Thousands of children under the age of five are not getting enough exercise time outdoors, a new report has warned.
Health experts recommended that young children should be given at least three hours of active play per day.
But according to a new survey by Public Health Wales 29% of children in this age group are not reaching their daily quota.
It is thought a lack of suitable outdoor space is a key contributor to the low levels of exercise.
Dr Julie Bishop, director of health improvement for Public Health Wales, said being active outside helps children develop both mentally and emotionally.
“Playing outdoors every day is a great way to help your child grow into a fit and healthy adult and will encourage them to stay active beyond their childhood.
“Time outside is a wonderful way to spend quality time with your child as well as being a great stress reliever from the busy life of a parent.”
The survey was carried out earlier this year as part of Every Child Wales, Public Health Wales’ new programme to improve the health and wellbeing of children under five
A total of 1,503 telephone interviews were carried out with parents and carers of children from birth to five in Wales between April 11 and June 6, 2017.

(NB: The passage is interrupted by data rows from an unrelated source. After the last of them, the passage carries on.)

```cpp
static size_t carve(const Dims& D, char* base, Ws* W) {
    size_t o = 0;
    auto take = [&](size_t bytes) -> char* { char* r = base ? base + o : nullptr; o = align_up(o + bytes, 256); return r; };
    const size_t f = sizeof(float);
    Ws w;
    w.P = (float*)take(f * D.NPAR); w.P1 = (float*)take(f * D.NPAR); w.AM = (float*)take(f * D.NPAR); w.AV = (float*)take(f * D.NPAR);
    w.pose_in = (float*)take(f * POSE_IN * D.K); w.enc = (float*)take(f * D.K * D.IN);
    w.x1[0] = (float*)take(f * D.KP * D.H); w.x1[1] = (float*)take(f * D.KP * D.H);
    w.h2[0] = (float*)take(f * D.KP * D.H2); w.h2[1] = (float*)take(f * D.KP * D.H2); w.head_save = (float*)take(f * 16 * D.K);
    w.m2 = (float*)take(f * 16 * D.K); w.gm2 = (float*)take(f * 16 * D.K);
    w.pts4 = (float4*)take(sizeof(float4) * D.NP); w.y4 = (float4*)take(sizeof(float4) * D.NT);
    w.pred4 = (float4*)take(sizeof(float4) * D.NP);
    const size_t bs = 64 * (size_t)D.ppl;
    w.ys4 = (float4*)take(sizeof(float4) * bs * (D.nyb ? D.nyb : 1)); w.ybox = (float*)take(f * 6 * 64 * D.nbt);
    w.psl4 = (float4*)take(sizeof(float4) * bs * (D.npb ? D.npb : 1)); w.ps4 = (float4*)take(sizeof(float4) * bs * (D.npb ? D.npb : 1));
    w.pbox = (float*)take(f * 6 * 64 * D.nbp); w.sb = (int*)take(sizeof(int) * (D.K + 1));
    w.sgn_x = (int*)take(sizeof(int) * D.NP);
    w.cnt4 = (int4*)take(sizeof(int4) * D.NP);
    w.lossp_x = (float*)take(f * D.nbx); w.lossp_y = (float*)take(f * D.nby);
    w.g_out = (float*)take(f * 16 * D.KP); w.g_h2 = (float*)take(f * D.KP * D.H2);
    w.state = (TrainState*)take(sizeof(TrainState) * 2);
    w.bc1 = (double*)take(sizeof(double) * (D.epochs + 1)); w.bc2s = (float*)take(f * (D.epochs + 1));
    w.best_m = (float*)take(f * 16 * D.K); w.best_pred = (float*)take(f * 3 * D.NP);
    w.loss_hist = (float*)take(f * D.epochs); w.lr_hist = (float*)take(f * D.epochs); w.result = (float*)take(f * 4);
    w.off = (int*)take(sizeof(int) * (D.K + 1)); w.hyper = (Hyper*)take(sizeof(Hyper));
    w.ysum = (unsigned long long*)take(sizeof(unsigned long long) * 4);
    if (W) *W = w;
    return o;
}

template <typename F>
static void by_nc(int H, F f) {
    switch (H / 64) {
        case 1: f(std::integral_constant<int, 1>{}); break;
        case 2: f(std::integral_constant<int, 2>{}); break;
        case 4: f(std::integral_constant<int, 4>{}); break;
        default: f(std::integral_constant<int, 8>{}); break;
    }
}
static void launch_l2(Plan* P, int par, hipStream_t s) {
    const Dims& D = P->D; const Ws& W = P->W;
    by_nc(D.H, [&](auto nc) {
        hipLaunchKernelGGL((k_l2<decltype(nc)::value>), dim3(D.H2 / 16, 1, P->nz), dim3(L2_THREADS), 0, s, D, W, par, P->bstride); });
}
static void launch_head(Plan* P, int par, hipStream_t s) {
    const Dims& D = P->D; const Ws& W = P->W;
    by_nc(D.H, [&](auto nc) {
        if (D.OA + D.OB > 8) hipLaunchKernelGGL((k_head<decltype(nc)::value, true>), dim3(D.K, 1, P->nz), dim3(512), 0, s, D, W, par, P->bstride);
        else hipLaunchKernelGGL((k_head<decltype(nc)::value>), dim3(D.K, 1, P->nz), dim3(512), 0, s, D, W, par, P->bstride);
    });
}
template <typename F>
static void by_bd(const Dims& D, F f) {
    by_nc(D.H, [&](auto nc) {
        constexpr int NC = decltype(nc)::value;
        if (D.IN > 64) f(k_bd<NC, 12 * NC, true>);
        else if (D.HA) f(k_bd<NC, 12 * NC>);
        else f(k_bd<NC, 8 * NC>);
    });
}
static void launch_bd(Plan* P, int epoch, hipStream_t s) {
    const Dims& D = P->D; const Ws& W = P->W;
    const int per = D.H / B2_CB + dw_blocks(D);
    by_bd(D, [&](auto kern) { hipLaunchKernelGGL(kern, dim3(per * P->nz), dim3(BD_THREADS), P->smem_bd, s, D, W, epoch, P->bstride, P->nz); });
}
static void launch_nn(const Dims& D, const Ws& W, size_t bstride, int nz, hipStream_t s, int par = 0) {
    const EngineEpi epi{W.sgn_x, W.cnt4, W.lossp_x, W.lossp_y, bstride, &W.state[par].stopped};
    if (D.rows) {
        const NnBlocks yb{W.ys4, W.ybox, D.nyb, nullptr}, pb{W.ps4, W.pbox, D.npb, W.sb + D.K};
        const int blocksA = cdiv(64 * D.npb, NN_ROW_SLOTS), blocksB = cdiv(64 * D.nyb, NN_ROW_SLOTS);
        const dim3 grid((blocksA + blocksB) * nz);
        auto go = [&](auto kern) {
            hipLaunchKernelGGL(kern, grid, dim3(NN_ROWS_BLOCK), 0, s, (const float*)W.pred4, (const float*)W.y4, blocksA, blocksB, epi, yb, pb, bstride);
        };
        auto pick_p = [&](auto nbt) {
            constexpr int NBT = decltype(nbt)::value;
            switch (D.nbp) {
                case 2: go(k_nn_rows<NBT, 2>); break;
                case 3: go(k_nn_rows<NBT, 3>); break;
                case 4: go(k_nn_rows<NBT, 4>); break;
                case 5: go(k_nn_rows<NBT, 5>); break;
                case 6: go(k_nn_rows<NBT, 6>); break;
                default: go(k_nn_rows<NBT, 8>); break;
            }
        };
        switch (D.nbt) {
            case 1: pick_p(std::integral_constant<int, 1>{}); break;
            case 2: pick_p(std::integral_constant<int, 2>{}); break;
            default: pick_p(std::integral_constant<int, 4>{}); break;
        }
    } else if (D.nyb) {
// ... 651 lines not shown
```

Experts say children who are active and play from a young age are more likely to be active as they get older and more likely to be a healthy weight.
Marianne Mannello, Play Wales’ assistant director said: “There is increasing concern about the mental and physical health of children and young people.
“Research suggests that given the opportunity, children get wide-ranging exercise as well as a significant mental health benefits from freely chosen play.
“Children start their active lives through play. When given the opportunity to play, children are likely to be physically active by running, jumping, dancing, climbing, digging, lifting, pushing and pulling.
“For children, play can also be fun and relaxing, a way of relieving or having time away from anxiety and stress.”
Marianne added: “Playing is a vital dimension of a happy and healthy childhood.
“It contributes to the wellbeing and resilience of human beings – particularly children.
“Having welcoming places, enough time and the company of others to play with every day is of great consequence to all children and young people – as adults we need to foster environments that support this.”
The Every Child Wales website has helpful tips for parents to support children’s play and information about the physical and mental benefits of playing.
It also has advice for “playful parenting” as well as addressing parental concerns about playing outdoors.